# [PROBLEM STATEMENT]
Which of the lines below hold "degenerate"? Please return each one.

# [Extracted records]
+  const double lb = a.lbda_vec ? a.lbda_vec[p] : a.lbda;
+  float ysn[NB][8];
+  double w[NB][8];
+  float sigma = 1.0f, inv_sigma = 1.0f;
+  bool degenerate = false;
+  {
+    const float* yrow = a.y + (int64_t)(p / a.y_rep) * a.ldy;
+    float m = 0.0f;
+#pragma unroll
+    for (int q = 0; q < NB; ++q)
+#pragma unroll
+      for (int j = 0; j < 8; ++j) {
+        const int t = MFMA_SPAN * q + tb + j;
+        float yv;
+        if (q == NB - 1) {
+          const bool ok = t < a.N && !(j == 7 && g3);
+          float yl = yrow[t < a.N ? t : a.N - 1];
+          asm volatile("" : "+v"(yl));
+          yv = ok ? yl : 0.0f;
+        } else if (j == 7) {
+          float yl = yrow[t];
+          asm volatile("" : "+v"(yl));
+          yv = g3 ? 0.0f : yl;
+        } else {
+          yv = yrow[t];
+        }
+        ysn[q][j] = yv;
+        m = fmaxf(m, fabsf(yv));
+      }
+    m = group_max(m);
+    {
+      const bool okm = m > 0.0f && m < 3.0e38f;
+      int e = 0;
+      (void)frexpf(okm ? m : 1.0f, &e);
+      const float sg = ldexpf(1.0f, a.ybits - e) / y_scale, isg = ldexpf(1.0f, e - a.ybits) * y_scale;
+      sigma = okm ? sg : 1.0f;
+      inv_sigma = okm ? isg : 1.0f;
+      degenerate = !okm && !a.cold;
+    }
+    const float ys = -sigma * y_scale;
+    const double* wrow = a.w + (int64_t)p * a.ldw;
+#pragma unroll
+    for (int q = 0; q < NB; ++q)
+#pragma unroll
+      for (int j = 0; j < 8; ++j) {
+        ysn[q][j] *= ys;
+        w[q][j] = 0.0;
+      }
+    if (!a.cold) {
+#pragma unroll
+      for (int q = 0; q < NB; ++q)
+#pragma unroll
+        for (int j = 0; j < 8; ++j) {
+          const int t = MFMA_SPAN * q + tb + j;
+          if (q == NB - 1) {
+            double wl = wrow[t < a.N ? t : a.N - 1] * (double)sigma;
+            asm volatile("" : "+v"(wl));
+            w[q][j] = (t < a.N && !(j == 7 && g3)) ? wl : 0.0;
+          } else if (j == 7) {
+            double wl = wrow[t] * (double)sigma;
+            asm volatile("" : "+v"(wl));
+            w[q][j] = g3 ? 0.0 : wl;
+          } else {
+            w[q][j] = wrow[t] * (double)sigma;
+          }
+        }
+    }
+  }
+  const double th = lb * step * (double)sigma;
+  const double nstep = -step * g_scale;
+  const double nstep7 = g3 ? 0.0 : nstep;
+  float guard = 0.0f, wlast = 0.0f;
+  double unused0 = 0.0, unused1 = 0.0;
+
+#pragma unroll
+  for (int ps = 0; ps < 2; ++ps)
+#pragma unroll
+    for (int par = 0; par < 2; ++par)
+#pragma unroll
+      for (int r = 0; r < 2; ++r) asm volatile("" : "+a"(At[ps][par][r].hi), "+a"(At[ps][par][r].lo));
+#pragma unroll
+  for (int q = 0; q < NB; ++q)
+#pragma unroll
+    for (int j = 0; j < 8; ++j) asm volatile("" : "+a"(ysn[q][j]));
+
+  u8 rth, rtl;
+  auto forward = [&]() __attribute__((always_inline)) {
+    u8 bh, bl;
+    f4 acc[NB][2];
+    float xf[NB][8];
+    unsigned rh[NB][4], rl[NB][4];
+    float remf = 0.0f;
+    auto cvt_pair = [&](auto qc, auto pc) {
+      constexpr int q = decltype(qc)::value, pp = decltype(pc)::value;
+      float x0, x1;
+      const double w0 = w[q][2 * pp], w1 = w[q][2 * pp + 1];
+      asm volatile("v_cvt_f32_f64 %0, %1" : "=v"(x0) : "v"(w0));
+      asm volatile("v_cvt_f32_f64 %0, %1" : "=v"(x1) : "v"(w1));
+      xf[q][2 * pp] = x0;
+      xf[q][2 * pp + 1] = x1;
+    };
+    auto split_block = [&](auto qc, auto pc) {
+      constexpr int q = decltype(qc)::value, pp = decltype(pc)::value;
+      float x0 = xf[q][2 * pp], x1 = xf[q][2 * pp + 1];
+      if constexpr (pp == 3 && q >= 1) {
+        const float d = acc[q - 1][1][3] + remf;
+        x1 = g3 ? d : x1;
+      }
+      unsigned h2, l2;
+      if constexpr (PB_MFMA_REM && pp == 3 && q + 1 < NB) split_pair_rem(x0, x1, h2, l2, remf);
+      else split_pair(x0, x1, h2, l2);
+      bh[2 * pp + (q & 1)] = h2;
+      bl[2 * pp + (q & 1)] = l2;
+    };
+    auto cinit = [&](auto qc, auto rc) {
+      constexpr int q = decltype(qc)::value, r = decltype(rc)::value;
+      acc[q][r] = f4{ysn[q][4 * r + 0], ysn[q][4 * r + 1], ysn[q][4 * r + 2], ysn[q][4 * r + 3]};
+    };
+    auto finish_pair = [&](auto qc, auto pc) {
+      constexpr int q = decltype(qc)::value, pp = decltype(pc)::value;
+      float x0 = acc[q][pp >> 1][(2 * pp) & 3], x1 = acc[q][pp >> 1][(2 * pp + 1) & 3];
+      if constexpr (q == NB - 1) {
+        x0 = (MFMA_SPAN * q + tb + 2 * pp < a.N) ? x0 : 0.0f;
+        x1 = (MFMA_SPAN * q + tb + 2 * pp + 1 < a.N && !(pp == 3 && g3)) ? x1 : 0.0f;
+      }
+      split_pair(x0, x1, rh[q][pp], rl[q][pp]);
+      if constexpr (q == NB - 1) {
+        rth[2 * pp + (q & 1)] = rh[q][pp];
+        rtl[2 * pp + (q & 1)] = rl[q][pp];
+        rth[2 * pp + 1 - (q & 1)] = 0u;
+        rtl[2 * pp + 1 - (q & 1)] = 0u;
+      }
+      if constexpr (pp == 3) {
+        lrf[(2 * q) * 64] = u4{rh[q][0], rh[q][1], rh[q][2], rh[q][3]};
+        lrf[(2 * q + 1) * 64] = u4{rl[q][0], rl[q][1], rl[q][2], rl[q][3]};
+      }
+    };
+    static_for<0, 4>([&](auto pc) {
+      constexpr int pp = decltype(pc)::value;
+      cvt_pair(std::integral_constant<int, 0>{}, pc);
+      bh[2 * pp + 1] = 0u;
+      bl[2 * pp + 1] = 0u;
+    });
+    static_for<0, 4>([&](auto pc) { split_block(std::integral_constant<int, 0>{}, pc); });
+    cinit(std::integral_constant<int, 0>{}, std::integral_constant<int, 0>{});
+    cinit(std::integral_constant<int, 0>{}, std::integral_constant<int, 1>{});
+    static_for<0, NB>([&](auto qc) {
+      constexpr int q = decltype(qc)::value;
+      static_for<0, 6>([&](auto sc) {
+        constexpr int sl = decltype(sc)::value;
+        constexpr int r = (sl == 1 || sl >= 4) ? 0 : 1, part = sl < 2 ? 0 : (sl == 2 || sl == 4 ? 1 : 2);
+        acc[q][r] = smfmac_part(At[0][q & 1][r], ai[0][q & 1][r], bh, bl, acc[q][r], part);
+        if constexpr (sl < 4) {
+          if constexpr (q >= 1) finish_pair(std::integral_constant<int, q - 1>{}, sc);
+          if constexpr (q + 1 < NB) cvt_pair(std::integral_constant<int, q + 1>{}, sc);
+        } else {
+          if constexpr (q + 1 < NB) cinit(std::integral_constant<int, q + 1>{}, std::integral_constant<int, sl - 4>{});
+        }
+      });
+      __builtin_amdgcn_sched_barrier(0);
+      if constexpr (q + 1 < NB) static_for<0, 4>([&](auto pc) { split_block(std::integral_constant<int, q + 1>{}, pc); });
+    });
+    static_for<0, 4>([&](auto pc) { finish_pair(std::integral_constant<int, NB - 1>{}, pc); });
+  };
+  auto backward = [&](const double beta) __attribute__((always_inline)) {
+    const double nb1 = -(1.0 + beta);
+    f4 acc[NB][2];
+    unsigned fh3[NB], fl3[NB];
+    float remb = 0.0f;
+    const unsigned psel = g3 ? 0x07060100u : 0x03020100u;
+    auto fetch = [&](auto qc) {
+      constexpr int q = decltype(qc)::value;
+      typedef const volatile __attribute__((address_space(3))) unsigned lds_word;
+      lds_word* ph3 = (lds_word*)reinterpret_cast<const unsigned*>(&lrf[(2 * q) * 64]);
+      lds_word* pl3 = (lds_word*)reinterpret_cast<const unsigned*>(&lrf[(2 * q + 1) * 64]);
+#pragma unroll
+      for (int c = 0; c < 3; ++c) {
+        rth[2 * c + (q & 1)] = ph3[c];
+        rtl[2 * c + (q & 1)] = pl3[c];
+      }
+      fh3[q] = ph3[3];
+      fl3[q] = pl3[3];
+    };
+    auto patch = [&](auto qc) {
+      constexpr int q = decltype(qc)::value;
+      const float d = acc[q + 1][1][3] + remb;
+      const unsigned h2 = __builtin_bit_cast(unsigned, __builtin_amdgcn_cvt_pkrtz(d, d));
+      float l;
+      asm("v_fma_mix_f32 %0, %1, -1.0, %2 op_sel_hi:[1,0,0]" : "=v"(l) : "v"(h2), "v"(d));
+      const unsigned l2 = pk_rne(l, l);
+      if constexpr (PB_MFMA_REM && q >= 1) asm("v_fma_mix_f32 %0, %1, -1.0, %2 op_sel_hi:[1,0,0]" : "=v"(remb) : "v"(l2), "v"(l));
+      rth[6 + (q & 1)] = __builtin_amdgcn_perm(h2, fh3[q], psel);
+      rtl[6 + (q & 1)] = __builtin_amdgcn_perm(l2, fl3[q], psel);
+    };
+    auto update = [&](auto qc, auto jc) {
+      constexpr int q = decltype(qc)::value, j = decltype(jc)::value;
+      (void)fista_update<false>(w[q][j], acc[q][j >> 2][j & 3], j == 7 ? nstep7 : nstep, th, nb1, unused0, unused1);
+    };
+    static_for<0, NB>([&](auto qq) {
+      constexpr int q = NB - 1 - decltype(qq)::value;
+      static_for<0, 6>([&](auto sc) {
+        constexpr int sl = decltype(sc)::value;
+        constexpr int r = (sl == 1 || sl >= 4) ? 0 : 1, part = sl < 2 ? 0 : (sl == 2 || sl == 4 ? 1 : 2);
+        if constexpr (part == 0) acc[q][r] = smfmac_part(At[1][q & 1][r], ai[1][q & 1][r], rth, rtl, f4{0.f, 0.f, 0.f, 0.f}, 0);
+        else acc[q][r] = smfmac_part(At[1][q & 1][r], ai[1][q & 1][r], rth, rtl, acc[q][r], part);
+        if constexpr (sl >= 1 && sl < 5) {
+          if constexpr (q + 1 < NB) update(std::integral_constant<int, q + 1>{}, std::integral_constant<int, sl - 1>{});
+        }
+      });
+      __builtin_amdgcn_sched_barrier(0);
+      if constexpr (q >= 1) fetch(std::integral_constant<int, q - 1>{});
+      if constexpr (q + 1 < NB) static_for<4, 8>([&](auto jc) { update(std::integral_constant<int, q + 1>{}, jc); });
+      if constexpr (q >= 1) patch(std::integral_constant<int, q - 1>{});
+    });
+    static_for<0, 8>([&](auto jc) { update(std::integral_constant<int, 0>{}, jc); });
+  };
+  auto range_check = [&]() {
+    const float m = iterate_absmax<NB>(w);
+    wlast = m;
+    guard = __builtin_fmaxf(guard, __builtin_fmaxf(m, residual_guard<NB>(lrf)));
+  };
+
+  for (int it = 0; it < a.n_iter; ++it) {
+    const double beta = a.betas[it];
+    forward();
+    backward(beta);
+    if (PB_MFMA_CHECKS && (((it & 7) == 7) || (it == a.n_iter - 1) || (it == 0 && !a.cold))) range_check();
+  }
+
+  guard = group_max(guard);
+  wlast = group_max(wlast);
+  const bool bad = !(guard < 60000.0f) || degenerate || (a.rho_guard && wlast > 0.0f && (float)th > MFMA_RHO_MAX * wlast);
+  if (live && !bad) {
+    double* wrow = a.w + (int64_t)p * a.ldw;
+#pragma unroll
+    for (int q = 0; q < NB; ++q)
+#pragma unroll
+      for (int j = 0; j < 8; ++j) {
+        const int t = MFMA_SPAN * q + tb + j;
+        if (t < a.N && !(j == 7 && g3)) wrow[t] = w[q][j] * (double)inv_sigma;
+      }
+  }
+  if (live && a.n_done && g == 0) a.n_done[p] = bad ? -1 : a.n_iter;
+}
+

# [RESPONSE FOR THIS EXERCISE]
+  bool degenerate = false;
+      degenerate = !okm && !a.cold;
+  const bool bad = !(guard < 60000.0f) || degenerate || (a.rho_guard && wlast > 0.0f && (float)th > MFMA_RHO_MAX * wlast);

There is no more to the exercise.